ISLAMABAD: Minister for Climate Change Sherry Rehman on Tuesday said although planting trees was a necessity to reduce environment degradation among other things, it was not, nor could be the core public policy on global warming.

Talking to Dawn, Sherry Rehman said this was especially true for an acutely water-stressed and climate-stressed country like Pakistan.

“We literally face a clear and present water scarcity issue along with a distraction challenge among provinces, but climate impacts are severe in multiple ways,” Ms Rehman said, adding that the UN has reported that by 2025 the country will become water-scarce.

“We have to see this as a near-future reality with serious impact on food security which is already under crisis,” she added.

Says Pakistan not educated on scale of climate emergency

Moreover, she said, Pakistan needed urgent awareness and “I believe the way forward is through a ‘policy ministry’ like climate change”.

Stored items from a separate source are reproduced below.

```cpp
void Solver::w4_gemm(int which, const float* V) {
// ... 135 lines not shown
    W4sArgs a = w4_args();
    a.h.M = p.W4M; a.h.gamma = prm.norm1_w; a.h.beta = prm.norm1_b; a.h.xhat_s = xh1_of(cur); a.h.rstd = r1_of(cur);
    a.h.osign = et.tsign; a.h.out_s = kA_out; a.h.gpart = p.gpart[0];
    if (next != nullptr) {
      w4_tail_combine(a, next->cy, next->y_out, true, cur ^ 1, 0);
      w4_pass(2, 1, a);
      cur ^= 1;
      v_ready = true;
    } else {
      w4_pass(2, 0, a);
    }
  }
  if (!need_theta) return check_launch("augmented dynamics (F(4x4,3x3))");
  ThetaFinalizeArgs tf;
  memset(&tf, 0, sizeof(tf));
  tf.dU = wg4 ? p.W4dU : nullptr;
  tf.wpart[0] = p.wpart[0]; tf.wpart[1] = p.wpart[1];
  tf.spart[0] = p.spart[0]; tf.spart[1] = p.spart[1];
  tf.gpart[0] = p.gpart[0]; tf.gpart[1] = p.gpart[1]; tf.gpart[2] = p.gpart[2];
  tf.gpart_rows[0] = tf.gpart_rows[1] = tf.gpart_rows[2] = tf.spart_rows = d.N * d.w4q;
  tf.wtime[0] = p.wtime[0]; tf.wtime[1] = p.wtime[1]; tf.sred = p.sred;
  tf.et = et; tf.osign = et.tsign; tf.theta_out = kT_out;
  tf.ctrl = p.ctrl; tf.kidx = kidx; tf.write_scalar = kidx >= 0 ? 1 : 0; tf.vjp_t_out = vjp_t_out;
  if (theta_rider && next != nullptr && w4s_rider_fits(d.cpg, d.w4q)) {
    tf_wait = tf;
    tf_waiting = true;
  } else {
    launch_theta_finalize(d, tf, st);
  }
  return check_launch("augmented dynamics (F(4x4,3x3))");
}

int Solver::eval_fwd(const Comb& cy, float* y_out, const EvalTime& et, float* k_out, bool train, const NextComb* next) {
  if (w4) return eval_w4(cy, y_out, et, k_out, train, nullptr, nullptr, nullptr, nullptr, -1, 0.f, nullptr, false, next);
  const bool tiny = tiny_mode() && !train;
  if (!(tiny && v_ready)) {
    CombineGnArgs ca;
    memset(&ca, 0, sizeof(ca));
    ca.comb = cy; ca.ctrl = p.ctrl; ca.y_out = y_out; ca.act_out = p.act1;
    ca.xhat_out = train ? p.xh1 : nullptr; ca.rstd_out = train ? p.r1 : nullptr;
    ca.gamma = prm.norm1_w; ca.beta = prm.norm1_b; ca.relu = 1; ca.osign = 1.f;
    launch_combine_gn(d, ca, st);
  }
  v_ready = false;

  if (tiny) {
// ... 78 lines not shown
    if (d.wgrad_pair) { w1.act2 = p.act2; w1.dz2 = p.dz2; w1.wpart2 = p.wpart[1]; }
    { ProfScope ps(1, (d.wgrad_pair ? 2.0 : 1.0) * conv_flops(), st); launch_wgrad(d, w1, st); }
  }

  ConvArgs b1 = b2;
  b1.spart = nullptr;
  b1.in = p.dz1; b1.wpacked = p.wd[0];
  b1.gamma = prm.norm1_w; b1.osign = et.tsign; b1.out = kA_out;
  b1.act = p.act1; b1.xhat = p.xh1; b1.rstd = p.r1; b1.gpart = p.gpart[0];
  { ProfScope ps(0, conv_flops(), st); launch_conv(d, b1, st); }
  if (d.csplit) gn_pass_bwd(p.act1, p.xh1, p.r1, prm.norm1_w, et.tsign, kA_out, p.gpart[0], nullptr);

  if (!need_theta) return check_launch("augmented dynamics");
  ThetaFinalizeArgs tf;
  memset(&tf, 0, sizeof(tf));
  tf.wpart[0] = p.wpart[0]; tf.wpart[1] = p.wpart[1];
  tf.spart[0] = p.spart[0]; tf.spart[1] = p.spart[1];
  tf.gpart[0] = p.gpart[0]; tf.gpart[1] = p.gpart[1]; tf.gpart[2] = p.gpart[2];
  tf.gpart_rows[0] = tf.gpart_rows[1] = d.csplit ? d.N : d.mtiles;
  tf.gpart_rows[2] = d.N;
  tf.wtime[0] = p.wtime[0]; tf.wtime[1] = p.wtime[1]; tf.sred = p.sred;
  tf.et = et; tf.osign = et.tsign; tf.theta_out = kT_out;
  tf.ctrl = p.ctrl; tf.kidx = kidx; tf.write_scalar = kidx >= 0 ? 1 : 0; tf.vjp_t_out = vjp_t_out;
  launch_theta_finalize(d, tf, st);
  return check_launch("augmented dynamics");
}

int Solver::eval_sys(int kout, const double* coef, int ncoef, int scale_mode, const EvalTime& et, bool write_new,
                     bool need_theta, const double* next_coef, int next_ncoef, bool next_write_new) {
  Comb cy = make_comb(p.Y, p.KY, coef, ncoef, scale_mode);
  NextComb nc;
  const NextComb* next = nullptr;
  if ((w4 || (tiny_mode() && !aug)) && next_coef != nullptr) {
    nc.cy = make_comb(p.Y, p.KY, next_coef, next_ncoef, scale_mode);
    nc.y_out = next_write_new ? p.Y1 : nullptr;
    next = &nc;
  }
  if (!aug) return eval_fwd(cy, write_new ? p.Y1 : nullptr, et, p.KY[kout], false, next);
  Comb ca = make_comb(p.A, p.KA, coef, ncoef, scale_mode);
  return eval_aug(cy, ca, write_new ? p.Y1 : nullptr, write_new ? p.A1 : nullptr, et,
                  p.KY[kout], p.KA[kout], p.KT[kout], kout, -1.f, nullptr, need_theta, next);
}

int Solver::readback() {
  HIP_TRY(hipMemcpyAsync(hctrl, p.ctrl, sizeof(Ctrl), hipMemcpyDeviceToHost, st));
  HIP_TRY(hipStreamSynchronize(st));
// ... 130 lines not shown
```

### neural-ode-features_amd/csrc/theta_finalize.h

```cpp
#pragma once
#include "pointwise_common.h"
#include "wino4.h"

namespace node {

template <typename T>
__device__ __forceinline__ T tf_sel2(const T (&x)[2], int i) { return i ? x[1] : x[0]; }
template <typename T>
__device__ __forceinline__ T tf_sel3(const T (&x)[3], int i) { return i == 0 ? x[0] : i == 1 ? x[1] : x[2]; }
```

“The climate change policy made a Climate Council the cornerstone of its institutional mechanism. But because one province and Sindh government, in particular, was with the opposition its lead performance in reforestation was downgraded, even through the Ten Billion Tree Tsunami Project,” she added.

Furthermore, the minister differentiated between the Billion Tree Tsunami Project implemented in Khyber Pakhtunkhwa, which was already under investigation by the National Accountability Bureau (NAB) on, reportedly, 24 queries from media to the Ten Billion Tree Tsunami Project, which was partially funded by provinces.

The minister said her office was trying to look at different climate crises, challenging sustainable human development, food and water security, as well as air quality in Pakistan.

“It is clear to us that the country certainly needs to fight for climate justice at multilateral forums and platforms because our emissions account for less than 1pc of global emissions,” Ms Rehman said.

“A lot more work was needed at home and climate change was not a light switch to throw by acting now,” she said, adding that, “even acting now will not reduce warming in one region or country”.

At the same time given the level of multiple climate crises and extreme weather emergencies, it is imperative that policymakers are at least made aware of the scale of the task, Ms Rehman said.

According to the minister, the country had not been educated on a scale of climate emergency that Pakistan faced. She argued that research, too, was lacking when it came to fully understanding how climate change and current climate changepolicies impact the people.

“People must be made aware, whatever the reason, that our climate woes need to be openly aired for the public to understand that the extreme weather events we are facing are not random, but are a result of global warming,” the minister said.

She said expecting change overnight was a pipe dream at this point, but climate action was collectively needed.

“Glacial lake outburst floods, flash floods, heatwaves and droughts are going to get worse if we do not take climate stress seriously both at home and abroad,” she added.

Finally, Ms Rehman concluded by emphasising on the need to shift focus to transparency, data generation and other actions such as energy transitions that were possible only after mainstreaming climate change as part of the public policy agenda.